課題としては、ウエイトコントロールと柔軟性を挙げた。参考にしている選手は、小学生の時に、野球教室で教わってから好きになったという和田毅(オリオールズ)、「水の意識」という体の使い方に共感する杉内俊哉(巨人)。「自分とタイプは違うと思うんですけど、同じ左投手として見習うところがすごく多い2人です」。
小さい頃にはプロ野球をあまり見なかったという渡邉だが、楽しさがわかり、今はよく見るようになったという。「杉内は今年巨人に入って、見る機会が一気に増えて、嬉しかったです」と話す笑顔は野球少年に戻っていた。
★藤浪・大谷・松井・中村、みんなすごい
高校時代に対戦した中で一番すごかった選手を尋ねると、まず大阪桐蔭・藤浪晋太郎(現阪神)の名前を挙げた。「最初に見た時は、全然知らなくて。でも、144キロとか投げてて、2年生でもすごいピッチャーいるなーぐらいで。3年になって練習試合をした時は、普通に150キロとか出してるし、甲子園で投げてるんで、オーラみたいのもあって。打席に入ると近かったですね」とその脅威を語る。しかし、藤浪が打席に入る時は、「ストライクゾーンが広いんで」、嬉しかったそうだ。
2年夏には甲子園で花巻東と対戦し、大谷翔平(現日本ハム)も目撃した。「ピッチングもすごかったんですけど、打球が他の人よりずば抜けてすごかったです。速さといい、飛距離といい。逆方向にフェンス直撃とか打ったりしてたので。打席には立ってないんですけど、対戦したかったです」。
世代を代表した藤浪、大谷以外にも、帝京は全国の強豪校と練習試合をする機会が多いだけに、すごいと思った選手も数多いという。桐光学園の松井裕樹は「ストレートが速い」と感じ、渡邉自身は全く打つことができなかった。しかし、周りのチームメイトは簡単に打っていて、松井のすごさと同時に、周囲の選手のすごさも感じた。
東東京でしのぎを削った関東一の中村祐太は2年の秋季都大会決勝で対戦するまで存在を知らなかった。「打席に立ったらビックリしちゃって。球が低く見えて、伸びがすごい。低めだと思ったら、ストライクだったり、ど真ん中だと思ったら高めだったり。ほんと、そういうボールでした」。
高いレベルに触れることができた3年間だった。
★個性溢れるチームメイトたち
もちろんチームにもハイレベルな選手たちがいた。1学年上でプロに入った伊藤拓郎(現DeNA)、松本剛(現日本ハム)は言うまでもなく、同学年の投手には左腕の石倉嵩也(東洋大進学予定)や、最速147キロ右腕・木部拓実(筑波大進学予定)らがいた。「ライバル心はあったんですけど、なぜかアドバイスしちゃうんですよね。3人とも。ライバルで、内心はピリピリしてたんですけど、やっぱりチームで勝ちたいっていうのが強かったんだと思います」。お互いを高め合える存在だった。
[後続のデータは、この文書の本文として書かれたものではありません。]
static PFN_encodeTiled get_encode() {
  static PFN_encodeTiled fn = nullptr;
  static std::once_flag once;
  std::call_once(once, [] {
    void* p = nullptr;
    cudaDriverEntryPointQueryResult q;
    if (cudaGetDriverEntryPoint("cuTensorMapEncodeTiled", &p, cudaEnableDefault, &q) == cudaSuccess &&
        q == cudaDriverEntryPointSuccess)
      fn = reinterpret_cast<PFN_encodeTiled>(p);
  });
  return fn;
}

int make_tensor_map(CUtensorMap* m, const void* base, int esize, int rank, const unsigned long long* dims,
                    const unsigned long long* strides_bytes, const unsigned* box, int swizzle_bytes) {
  PFN_encodeTiled enc = get_encode();
  if (!enc) { set_error("cuTensorMapEncodeTiled entry point not available"); return XVB_ECUDA; }
  cuuint64_t d[5], st[4];
  cuuint32_t bx[5], es[5];
  for (int i = 0; i < rank; ++i) { d[i] = dims[i]; bx[i] = box[i]; es[i] = 1; }
  for (int i = 0; i + 1 < rank; ++i) st[i] = strides_bytes[i];
  const CUtensorMapSwizzle sw = swizzle_bytes == 128 ? CU_TENSOR_MAP_SWIZZLE_128B
                               : swizzle_bytes == 64 ? CU_TENSOR_MAP_SWIZZLE_64B : CU_TENSOR_MAP_SWIZZLE_NONE;
  CUresult r = enc(m, esize == 2 ? CU_TENSOR_MAP_DATA_TYPE_BFLOAT16 : CU_TENSOR_MAP_DATA_TYPE_FLOAT32, rank,
                   const_cast<void*>(base), d, st, bx, es, CU_TENSOR_MAP_INTERLEAVE_NONE, sw,
                   CU_TENSOR_MAP_L2_PROMOTION_L2_256B, CU_TENSOR_MAP_FLOAT_OOB_FILL_NONE);
  if (r != CUDA_SUCCESS) { set_error("cuTensorMapEncodeTiled(rank %d) failed: %d", rank, (int)r); return XVB_ECUDA; }
  return XVB_OK;
}

static int make_frame_map(CUtensorMap* m, const void* base, int C, int T, int B, long long ld, int Tb, int Bb,
                          long long batch_stride = 0) {
  PFN_encodeTiled enc = get_encode();
  if (!enc) { set_error("cuTensorMapEncodeTiled entry point not available"); return XVB_ECUDA; }
  cuuint64_t dims[3] = {(cuuint64_t)C, (cuuint64_t)T, (cuuint64_t)B};
  cuuint64_t strides[2] = {(cuuint64_t)ld * 2, batch_stride ? (cuuint64_t)batch_stride * 2 : (cuuint64_t)ld * 2 * (cuuint64_t)T};
  cuuint32_t box[3] = {(cuuint32_t)kBlockK, (cuuint32_t)Tb, (cuuint32_t)Bb};
  cuuint32_t estr[3] = {1, 1, 1};
  CUresult r = enc(m, CU_TENSOR_MAP_DATA_TYPE_BFLOAT16, 3, const_cast<void*>(base), dims, strides, box, estr,
                   CU_TENSOR_MAP_INTERLEAVE_NONE, CU_TENSOR_MAP_SWIZZLE_128B, CU_TENSOR_MAP_L2_PROMOTION_L2_256B,
                   CU_TENSOR_MAP_FLOAT_OOB_FILL_NONE);
  if (r != CUDA_SUCCESS) { set_error("cuTensorMapEncodeTiled(frame map C=%d T=%d B=%d ld=%lld) failed: %d", C, T, B, ld, (int)r); return XVB_ECUDA; }
  return XVB_OK;
}

static int make_store_map(CUtensorMap* m, const void* base, int Cout, int T, int B, long long ld, int Tb) {
  const int box_t = Tb < 64 ? Tb : 64;
  const unsigned long long dims[3] = {(unsigned long long)Cout, (unsigned long long)T, (unsigned long long)B};
  const unsigned long long strides[2] = {(unsigned long long)ld * 2, (unsigned long long)ld * 2 * (unsigned long long)T};
  const unsigned box[3] = {(unsigned)kBlockK, (unsigned)box_t, (unsigned)(64 / box_t)};
  return make_tensor_map(m, base, 2, 3, dims, strides, box, 128);
}

static int make_partial_map(CUtensorMap* m, const float* base, int Cout, int B, int nblk) {
  const unsigned long long dims[4] = {(unsigned long long)Cout, 2ull, (unsigned long long)B, (unsigned long long)nblk};
  const unsigned long long strides[3] = {4ull * Cout, 8ull * Cout, 8ull * Cout * (unsigned long long)B};
  const unsigned box[4] = {(unsigned)kBlockM, 2u, 16u, 1u};
  return make_tensor_map(m, base, 4, 4, dims, strides, box, 0);
}

static int make_weight_map(CUtensorMap* m, const void* base, long long K, int Cout, int block_n) {
  PFN_encodeTiled enc = get_encode();
  if (!enc) { set_error("cuTensorMapEncodeTiled entry point not available"); return XVB_ECUDA; }
  cuuint64_t dims[2] = {(cuuint64_t)K, (cuuint64_t)Cout};
  cuuint64_t strides[1] = {(cuuint64_t)K * 2};
  cuuint32_t box[2] = {(cuuint32_t)kBlockK, (cuuint32_t)block_n};
  cuuint32_t estr[2] = {1, 1};
  CUresult r = enc(m, CU_TENSOR_MAP_DATA_TYPE_BFLOAT16, 2, const_cast<void*>(base), dims, strides, box, estr,
                   CU_TENSOR_MAP_INTERLEAVE_NONE, CU_TENSOR_MAP_SWIZZLE_128B, CU_TENSOR_MAP_L2_PROMOTION_L2_256B,
                   CU_TENSOR_MAP_FLOAT_OOB_FILL_NONE);
  if (r != CUDA_SUCCESS) { set_error("cuTensorMapEncodeTiled(weight map K=%lld Cout=%d) failed: %d", K, Cout, (int)r); return XVB_ECUDA; }
  return XVB_OK;
}

static void choose_m_tile(int B, int T, int* Tb_out, int* Bb_out, int max_tb = 128) {
  if (T == 1) {
    *Tb_out = 1;
    *Bb_out = 128;
    return;
  }
  long long best = -1;
  int bt = max_tb;
  for (int Tb = max_tb; Tb >= 1; Tb >>= 1) {
    const int Bb = 128 / Tb;
    const long long rows = (long long)((T + Tb - 1) / Tb) * Tb * ((B + Bb - 1) / Bb) * Bb;
    if (best < 0 || rows < best) { best = rows; bt = Tb; }
  }
  *Tb_out = bt;
  *Bb_out = 128 / bt;
}

struct GemmPlan {
  CUtensorMap ma_hi, ma_lo, ma2_hi, ma2_lo, mw_hi, mw_lo, my_hi, my_lo;
  TdnnGemmParams p;
  int (*launch)(const GemmPlan&, const TdnnGemmParams&, cudaStream_t) = nullptr;
  int grid = 0;
  int pdl = 1;
  bool reduce = false;
  const float* r_bias = nullptr; const float* r_scale = nullptr; const float* r_shift = nullptr;
  int r_flags = 0;
  float* r_y_f32 = nullptr; long long r_ldyf = 0;
  __nv_bfloat16* r_y_hi = nullptr; __nv_bfloat16* r_y_lo = nullptr; long long r_ldy = 0;
};

template <int BLOCK_N, bool kPool, bool kHist, bool kSwish>
static int launch_inst(const GemmPlan& pl, const TdnnGemmParams& p, cudaStream_t stream) {
  using Cfg = GemmCfg<BLOCK_N, kPool, kHist>;
  XVB_ENSURE_DYN_SMEM((tdnn_gemm_bf16x3_kernel<BLOCK_N, kPool, kHist, kSwish>), Cfg::kSmemBytes);
  cudaLaunchConfig_t cfg{};
  cfg.gridDim = dim3(pl.grid);
  cfg.blockDim = dim3(gemm_threads<BLOCK_N, kHist, kSwish>());
  cfg.dynamicSmemBytes = Cfg::kSmemBytes;
  cfg.stream = stream;
  cudaLaunchAttribute attr[1];
  attr[0].id = cudaLaunchAttributeProgrammaticStreamSerialization;
  attr[0].val.programmaticStreamSerializationAllowed = 1;
  cfg.attrs = attr;
  cfg.numAttrs = pl.pdl ? 1 : 0;
  XVB_CUDA(cudaLaunchKernelEx(&cfg, tdnn_gemm_bf16x3_kernel<BLOCK_N, kPool, kHist, kSwish>, pl.ma_hi, pl.ma_lo, pl.ma2_hi,
                              pl.ma2_lo, pl.mw_hi, pl.mw_lo, pl.my_hi, pl.my_lo, p));
  XVB_LAUNCH_CHECK();
  return XVB_OK;
}

template <int BLOCK_N, bool kPool = false, bool kHist = false, bool kSwish = false>
static int prepare_gemm(GemmPlan& pl, const void* w_hi, const void* w_lo) {
  TdnnGemmParams& p = pl.p;
  const long long K = (long long)p.ntaps * p.cin_p16;
  int rc = make_weight_map(&pl.mw_hi, w_hi, K, p.Cout, BLOCK_N);
  if (rc) return rc;
  rc = make_weight_map(&pl.mw_lo, w_lo, K, p.Cout, BLOCK_N);
  if (rc) return rc;
  p.num_n_blk = (p.Cout + BLOCK_N - 1) / BLOCK_N;
  p.tma_store = staged_epilogue<BLOCK_N, kPool, kHist>() && p.y_hi && !p.y_f32 && p.k_slices == 1 && !p.row_bias && !p.utt_bias &&
                p.Cout % 8 == 0;
  if (kPool) p.tma_store = p.Tb == 8;
  XVB_TL(if (g_timeline_direct) p.tma_store = 0;)
  if (kPool && p.tma_store) {
    if ((rc = make_partial_map(&pl.my_hi, p.pool_partial, p.Cout, p.B, p.num_t_blk))) return rc;
    pl.my_lo = pl.mw_lo;
  } else if (p.tma_store) {
    if ((rc = make_store_map(&pl.my_hi, p.y_hi, p.Cout, p.T, p.B, p.ldy, p.Tb))) return rc;
    if ((rc = make_store_map(&pl.my_lo, p.y_lo, p.Cout, p.T, p.B, p.ldy, p.Tb))) return rc;
  } else {
    pl.my_hi = pl.mw_hi; pl.my_lo = pl.mw_lo;
  }
  const int all_m_units = kHist ? (p.num_t_blk * p.num_b_blk + 1) / 2 : p.num_t_blk * p.num_b_blk;
  if (p.unit_first >= all_m_units) { pl.launch = nullptr; return XVB_OK; }
  const int num_m_units = (all_m_units - p.unit_first + p.unit_stride - 1) / p.unit_stride;
  p.num_units = num_m_units;
  p.hist_group = 8;
  const long long tiles = kHist ? (long long)((2 * num_m_units + p.hist_group - 1) / p.hist_group) * p.hist_group * p.num_n_blk
                                : (long long)num_m_units * p.num_n_blk * (p.k_slices > 1 ? p.k_slices : 1);
  XVB_CHECK_ARG(tiles < (1ll << 31), "xvb_tdnn_affine: %d x %d tiles exceed one launch", num_m_units, p.num_n_blk);
  p.num_tiles = (int)tiles;
  p.out_T = p.k_slices > 1 ? p.k_slices : p.T;
  const int sms = sm_count();
  pl.grid = p.num_tiles < sms ? p.num_tiles : sms;
  static const int pdl = getenv("XVB_PDL") ? atoi(getenv("XVB_PDL")) : 1;
  pl.pdl = pdl;
  pl.launch = &launch_inst<BLOCK_N, kPool, kHist, kSwish>;
  return XVB_OK;
}

static int splitk_slices(const xvb_tdnn_args_t& a, bool has_hist, int* kb_per_slice) {
  const int num_cblk = (a.Cin + kBlockK - 1) / kBlockK;
  *kb_per_slice = num_cblk;
  const int splitk = getenv("XVB_SPLITK") ? atoi(getenv("XVB_SPLITK")) : 1;
  if (!(splitk && a.T == 1 && a.ntaps == 1 && !a.x2_hi && !a.pool_partial && !has_hist && !a.row_bias && !a.utt_bias &&
        !(a.flags & XVB_SWISH) && a.groups <= 1 &&
        a.B <= 1024 && num_cblk >= 24 && a.Cout % 4 == 0))
    return 1;
  int S = num_cblk / 6;
  S = S > 8 ? 8 : S;
  *kb_per_slice = (num_cblk + S - 1) / S;
  return (num_cblk + *kb_per_slice - 1) / *kb_per_slice;
}

}

using namespace xvb;

size_t xvb::gemm_plan_scratch_bytes(const xvb_tdnn_args_t& a, const TrialHist* th) {
  int kb;
  const int S = splitk_slices(a, th != nullptr, &kb);
  return S > 1 ? (size_t)a.B * S * a.Cout * sizeof(float) : 0;
}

女房役を務めた、2013年のドラフト候補・石川亮の強心臓にも驚かされた。「甲子園のマウンドで、タイムかけて来たと思ったら、“帰ったらスーパー行きましょう”とか言ってきたり。そういうこと言えるやつなんで、度胸もあって投げやすいですね。石倉にも言ってたし、拓郎さんにもそんなこと言ってたと思います」。
★渡邉隆太郎からのメッセージ
静岡を出て、全国屈指の強豪校で過ごした3年間。「高いレベルでやれて、色々なことを知ることができた。真っすぐにしても、球速自体が出ていなくても、キレとか出所の問題もすごいわかって。打ちづらいピッチャーって速くなくてもすごい打ちづらい。そういうところが勉強になりました」。元から素質を持った者が集まる中、そこから抜きんでるための工夫や、知恵、根性も学べた。「帝京に行ってよかったです」と渡邉は何度も口にした。
最後に現役球児へのメッセージをお願いした。「高校引退してから思うことは、3年間あっという間。2年半しかできなくて、もっともっと高校野球やっていたかったなって、今でも思うんですけど、そういう後悔してほしくない。今を全力で頑張っていってほしいですね。高校野球には未練タラタラなんで」。 2年で甲子園に出場するも、衝撃的な敗戦を経験し、3年では甲子園に行くことができなかった。高校野球の心残りは、社会人野球で晴らしていく。
■渡邉隆太郎[わたなべ・りゅうたろう]
投手/帝京3年/180cm98kg/左投左打
6歳の時に富士根南エコーズで野球を始める。東海大翔洋中2年時に全国準優勝。全国屈指の強豪・帝京に進学後、2年夏に甲子園に出場し、注目を集める。投打にパワーが魅力の静岡の至宝は、今春から富士重工業に入社し、3年後のプロ入りを目指す。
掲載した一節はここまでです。